– И поэтому он стал сочинять высоту…
– Да, поэтому он стал сочинять высоту. И человека. Который этой высоты не боится. И чем сильнее был его страх. Тем сильнее выходили стихи о высоте. В этих стихах он мужал. Взрослел. Даже становился красивее. Но страх оставался. И никто об этом не догадывался. Поклонницы. Типа тебя. Дарили ему цветы. Поджидали у подъезда и простаивали часами в очереди за билетами на его концерт. Но никто не догадывался, что они стоят на концерт к человеку. Полностью погрязшему в собственном страхе. Все желали увидеть мужество, борьбу за справедливость, ненависть к подлости… Нет, девочка. Только ты теперь знаешь. Что они брали билет на созерцание трусости. И чем сильнее, талантливей становились его стихи, тем ниже он опускался…
Локарев машинально схватился за мою ладонь. И машинально ее пожал.
– Ты довольна своей сказочкой девочка, – спросил он. – И не нужно ее продолжения. Карлсон слетел вниз со своей бегонией только потому. Что боялся слететь. А не потому. Что мечтал жить в этом маленьком мире. Это так просто. И может быть, единственное стоящее в этой жизни. Что он мог совершить – это вырастить бегонию на черепичных крышах. Но он не сделал и этого… Ты по-прежнему любишь сказку про Карлсона?
Я покачала головой.
– Я по-прежнему верю в высоту…
– Ты знаешь, девочка. Стихи рождаются не столько из мусора. Сколько – из ничего. Будь этот мальчик кем-то, он никогда бы не сочинил эти стихи.
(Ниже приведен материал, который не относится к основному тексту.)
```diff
diff --git a/profiles/ablate_trunk.py b/profiles/ablate_trunk.py
--- a/profiles/ablate_trunk.py
+++ b/profiles/ablate_trunk.py
@@ -9,7 +9,8 @@
 sys.path.insert(0, ROOT)
 import occlusions4d_amd as pk
 
-CSRC = os.path.join(ROOT, 'occlusions-4d_amd', 'csrc')
+CSRC = os.environ.get('OCC4D_ABLATE_CSRC', os.path.join(ROOT, 'occlusions-4d_amd', 'csrc'))
+LIBDIR = os.environ.get('OCC4D_ABLATE_LIBDIR', '/tmp')
 VARIANTS = {
     'base': [],
     'nodma': ['-DOCC4D_TR_NODMA'],
@@ -19,7 +20,35 @@
     'noepi': ['-DOCC4D_TR_NOEPI'],
     'nopro-noepi': ['-DOCC4D_TR_NOPRO', '-DOCC4D_TR_NOEPI'],
     'bare-loop': ['-DOCC4D_TR_NOPRO', '-DOCC4D_TR_NOEPI', '-DOCC4D_TR_NODMA', '-DOCC4D_TR_NOBAR'],
+    'nost': ['-DOCC4D_TR_NOST'],
+    'nopro-nost': ['-DOCC4D_TR_NOPRO', '-DOCC4D_TR_NOST'],
 }
+ROWLIN_VARIANTS = ('base', 'nopro', 'nost', 'nopro-nost')
+
+
+def compile_variant(name, out):
+    extra = os.environ.get('OCC4D_ABLATE_EXTRA', '').split()
+    subprocess.run(['hipcc', '--offload-arch=gfx950', '-O3', '-std=c++17', '-ffp-contract=off', '-fno-honor-nans', '-fPIC',
+                    '-shared', '-I' + os.path.join(ROOT, 'include'), '-I' + CSRC] + VARIANTS[name] + extra +
+                   [os.path.join(CSRC, 'trunk.hip'), os.path.join(CSRC, 'error.hip'), '-o', out], check=True)
+
+
+def timed(run, reps=40, batches=5):
+    assert run() == 0
+    for _ in range(reps):
+        run()
+    torch.cuda.synchronize()
+    got = []
+    for _ in range(batches):
+        e0, e1 = torch.cuda.Event(enable_timing=True), torch.cuda.Event(enable_timing=True)
+        e0.record()
+        for _ in range(reps):
+            run()
+        e1.record()
+        torch.cuda.synchronize()
+        got.append(e0.elapsed_time(e1) / reps * 1e3)
+    got.sort()
+    return got[len(got) // 2], got[0], got[-1]
 
 
 def main():
@@ -27,33 +56,41 @@
     x = torch.randn(n, H, device='cuda')
     w0 = torch.randn(H, H, device='cuda') * 0.05
     w1 = torch.randn(H, H, device='cuda') * 0.05
-    b = torch.randn(H, device='cuda')
+    w2 = torch.randn(2 * H, H, device='cuda') * 0.05
+    b = torch.randn(2 * H, device='cuda')
     y = torch.empty(n, H, device='cuda')
-    p0, p1 = pk.ops.pack_trunk_rows(w0), pk.ops.pack_trunk_cols(w1)
+    y2 = torch.empty(n, 2 * H, device='cuda')
+    acc = torch.randn(n, H, device='cuda')
+    p0, p1, p2 = pk.ops.pack_trunk_rows(w0), pk.ops.pack_trunk_cols(w1), pk.ops.pack_trunk_rows(w2)
     names = sys.argv[1:] or list(VARIANTS)
-    extra = os.environ.get('OCC4D_ABLATE_EXTRA', '').split()
+    for _ in range(300):
+        pk.ops.resblock(x, p0, b[:H], p1, b[:H], out=y)
+    torch.cuda.synchronize()
     for name in names:
-        out = '/tmp/trunk_%s.so' % name
-        subprocess.run(['hipcc', '--offload-arch=gfx950', '-O3', '-std=c++17', '-ffp-contract=off', '-fPIC', '-shared',
-                        '-I' + os.path.join(ROOT, 'include'), '-I' + CSRC] + VARIANTS[name] + extra +
-                       [os.path.join(CSRC, 'trunk.hip'), os.path.join(CSRC, 'error.hip'), '-o', out], check=True)
+        out = os.path.join(LIBDIR, 'trunk_%s.so' % name)
+        if not os.path.exists(out):
+            compile_variant(name, out)
         lib = C.CDLL(out)
-        fn = lib.occ4d_resblock_f32
-        fn.restype = C.c_int
-        fn.argtypes = pk._lib.SIGNATURES['occ4d_resblock_f32'][1]
-        run = lambda: fn(x.data_ptr(), H, y.data_ptr(), H, p0.data_ptr(), b.data_ptr(), p1.data_ptr(), b.data_ptr(),
-                         None, None, 0, None, None, 0, n, None)
-        assert run() == 0
-        torch.cuda.synchronize()
-        e0, e1 = torch.cuda.Event(enable_timing=True), torch.cuda.Event(enable_timing=True)
-        e0.record()
-        for _ in range(20):
-            run()
-        e1.record()
-        torch.cuda.synchronize()
-        us = e0.elapsed_time(e1) / 20 * 1e3
-        print('%-14s %8.1f us  %6.1f TFLOP/s  %.3f of peak' % (name, us, 4.0 * n * H * H / us / 1e6, 4.0 * n * H * H / us / 1e6 / 157.3),
-              flush=True)
+        res = lib.occ4d_resblock_f32
+        res.restype = C.c_int
+        res.argtypes = pk._lib.SIGNATURES['occ4d_resblock_f32'][1]
+        lin = lib.occ4d_rowlin_f32
+        lin.restype = C.c_int
+        lin.argtypes = pk._lib.SIGNATURES['occ4d_rowlin_f32'][1]
+        launches = [('resblock', 4.0 * n * H * H, lambda: res(
+            x.data_ptr(), H, y.data_ptr(), H, p0.data_ptr(), b.data_ptr(), p1.data_ptr(), b.data_ptr(),
+            None, None, 0, None, None, 0, n, None))]
+        if name in ROWLIN_VARIANTS:
+            launches += [('rowlin 416->832', 4.0 * n * H * H, lambda: lin(
+                x.data_ptr(), H, y2.data_ptr(), 2 * H, p2.data_ptr(), b.data_ptr(), 2 * H, 0, None, 0,
+                None, None, 0, None, None, 0, n, None)),
+                ('rowlin 416->416 +res', 2.0 * n * H * H, lambda: lin(
+                    x.data_ptr(), H, acc.data_ptr(), H, p0.data_ptr(), b.data_ptr(), H, 0, acc.data_ptr(), H,
+                    None, None, 0, None, None, 0, n, None))]
+        for what, flops, run in launches:
+            us, lo, hi = timed(run)
+            print('%-12s %-22s %8.1f us [%.1f, %.1f]  %6.1f TFLOP/s  %.3f of peak' % (
+                name, what, us, lo, hi, flops / us / 1e6, flops / us / 1e6 / 157.3), flush=True)
 
 
 if __name__ == '__main__':
```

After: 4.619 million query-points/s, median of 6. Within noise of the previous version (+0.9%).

– Будь этот мальчик кем-то, он никогда бы не стыдился своего прошлого.
– Я его не стыжусь. Я просто не хочу к нему возвращаться.
– Все тот же страх?
– Нет, девочка. Это гораздо больше… Но тебе этого не понять. Поэтому…
Локарев закрыл глаза. Он внезапно погрузился в глубокий сон. И мне показалось. Что это внезапное откровение он сделал в полудреме, в ознобе, испытывая физическую боль. Но не более… Ведь именно физическая боль часто рождает самые душевные откровения…
Я еще долго задумчиво сидела, глядя на его красивое лицо. Я думала, какая сила столкнула нас сегодня ночью. Сила добра или зла? И чем закончится наша встреча. Спасением или гибелью?
Я думала, как когда-то безгранично верила этому человеку. Но узнав его, моя вера постепенно гибла. Но это не значит, что должна была погибнуть вера и в его стихи. Которые. Как я узнала сегодня. Никому не принадлежали. Даже ему. Значит они принадлежали всем. И если душа этого человека погибла. Это не значит, что погибли стихи. Душа стихов бессмертна…
Мои глаза стали слипаться. И я уснула. Опустив голову на его лицо.
И мне приснился остров, окруженный розовым океаном в закате солнца. И мне приснился парень с голубыми глазами, в потрепанных джинсах и помятой майке. Он был так похож на известного в прошлом певца Локарева.
Мы стояли с ним в саду из разноцветных бегоний. И он целовал меня в губы. Его поцелуй был горячий и нежный. Мне ужасно нравилось с ним целоваться. Но мне было этого мало. Мне хотелось. Чтобы он шептал мне ласковые слова. Мне хотелось задушевных признаний. И он это понял по моим влюбленным глазам. И прошептал.
– Я так тебя люблю, но я виноват. Я тебе так и не подарил желтую бегонию. Но я обязательно ее выращу для тебя, Марта, – сказал он голосом Ромки.
Меня зовут не Марта, хотела выкрикнуть я. И мне не нужна желтая бегония. Но он стал заглушать мои слова поцелуями.
– Марта, Марта, Марта…
И я открыла глаза. И я проснулась. И действительность была так похожа на сон.
Мы целовались. И Локарев, по-прежнему целуясь во сне, шептал:
– Марта.
Я резко освободилась из его объятий. Он недоуменно захлопал вспухшими ото сна веками.
– О, Боже, – прошептал он. – Где я? Где Марта?
– Я не Марта. Меня зовут Саша. И ты там же, где и я.
Он приподнялся с моих коленей. Машинально схватился за больное плечо. Нахмурился. Он вспомнил.
Возвращение к действительности он воспринял далеко не с радостью. И с ненавистью посмотрел мне в лицо. Помня что я – источник его бед. Но так ничего и не успел сказать. Потому что мы услышали шаги. Мы вздрогнули. И Локарев даже вцепился в мою руку.
– Ты слышишь, девочка?
Шаги приближались. И наконец кто-то стал изо всей силы барабанить в дверь. И кричать заплетающимся голосом.